Mulch for perennial beds

newbiehavinfun
12 years ago

Hello all. I heard on a gardening radio show and read on a separate gardening blog that, while fine for around shrubs or trees, you should not use bark mulch or wood chips on perennial beds because it takes too long to break down. They recommended using a mulch that would decompose in a year, like cocoa hulls. Well, cocoa hulls are hard to come by around here, and I have a huge pile of ground up tree limbs (non-diseased) that I would like to use in my garden beds.

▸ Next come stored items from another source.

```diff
@@ -416,14 +425,15 @@
                             const void* gsc, const void* gbi, const void* usc,
                             const void* ubi, void* h, const int* se,
                             const int* so, const int* sc, const int* st,
-                            int S, int H, int I, int gs, hipStream_t stream) {
+                            int S, int H, int I, int gs, float* clear,
+                            long clear_n, hipStream_t stream) {
   const int gx = (I + WF_WAVES * 16 - 1) / (WF_WAVES * 16);
   dim3 grid(gx, S), block(WF_BLOCK);
 #define GU_CASE(GSV)                                                        \
   moe_w4f16_gateup_kernel<BITS, GSV><<<grid, block, 0, stream>>>(           \
       (const _Float16*)x, (const unsigned int*)gq, (const unsigned int*)uq, \
       (const short*)gsc, (const short*)gbi, (const short*)usc,              \
-      (const short*)ubi, (_Float16*)h, se, so, sc, st, H, I)
+      (const short*)ubi, (_Float16*)h, se, so, sc, st, H, I, clear, clear_n)
   if (gs == 32) GU_CASE(32);
   else if (gs == 64) GU_CASE(64);
   else GU_CASE(128);
@@ -435,13 +445,15 @@
     const void* gbi, const void* usc, const void* ubi, void* h,
     const int* sub_expert, const int* sub_off, const int* sub_cnt,
     const int* sorted_tok, int S, int H, int I, int gs, int bits,
-    hipStream_t stream) {
+    float* clear, long clear_n, hipStream_t stream) {
   if (bits == 4)
     dispatch_gateup<4>(x, gq, uq, gsc, gbi, usc, ubi, h, sub_expert, sub_off,
-                       sub_cnt, sorted_tok, S, H, I, gs, stream);
+                       sub_cnt, sorted_tok, S, H, I, gs, clear, clear_n,
+                       stream);
   else
     dispatch_gateup<8>(x, gq, uq, gsc, gbi, usc, ubi, h, sub_expert, sub_off,
-                       sub_cnt, sorted_tok, S, H, I, gs, stream);
+                       sub_cnt, sorted_tok, S, H, I, gs, clear, clear_n,
+                       stream);
 }
 
 template <int BITS>
diff --git a/mlx_sharding_amd/ops/kvcache.py b/mlx_sharding_amd/ops/kvcache.py
--- a/mlx_sharding_amd/ops/kvcache.py
+++ b/mlx_sharding_amd/ops/kvcache.py
@@ -77,6 +77,22 @@
         self.offset += T
         return (self._k[:, :, : self.offset], self._v[:, :, : self.offset])
 
+    def mla_decode_prep(self, qh: torch.Tensor, ckv: torch.Tensor, norm_w,
+                        eps: float, w_off: float, cos, sin, rope: int):
+        from .. import ops as _ops
+        ext = _ops.hip_ext()
+        B = qh.shape[0]
+        if self.graph_pos is not None:
+            q_pe, qn = ext.mla_decode_prep(qh, ckv, norm_w, eps, w_off, cos,
+                                           sin, self._k, rope,
+                                           pos=self.graph_pos)
+            return q_pe, qn, self._k
+        self._ensure(B, self.offset + 1)
+        q_pe, qn = ext.mla_decode_prep(qh, ckv, norm_w, eps, w_off, cos, sin,
+                                       self._k, rope, pos0=self.offset)
+        self.offset += 1
+        return q_pe, qn, self._k[:, :, : self.offset]
+
     def append_rope_kv(self, k: torch.Tensor, v: torch.Tensor,
                        cos: torch.Tensor, sin: torch.Tensor,
                        interleaved: bool = False):
```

Is it really bad to use wood chips as mulch on perennial beds? If so, do you have recommendations for easily broken down, readily available mulches to use as an alternative? Thanks for your advice.

Comments (12)

  • kqcrna
    12 years ago
    last modified: 9 years ago

    I've been using wood mulch for almost 25 year. It disappears almost completely in a year.

    Karen

  • newbiehavinfun
    Original Author
    12 years ago
    last modified: 9 years ago

    Karen,

    Thanks for the response. If I could ask a few follow-ups Q's: How many inches thick do you pile on the mulch? Do you use cedar, hardwood, dyed or otherwise? I find that my neighbor's black dyed mulch disappears faster than the hardwood (maple) chips we have previously used.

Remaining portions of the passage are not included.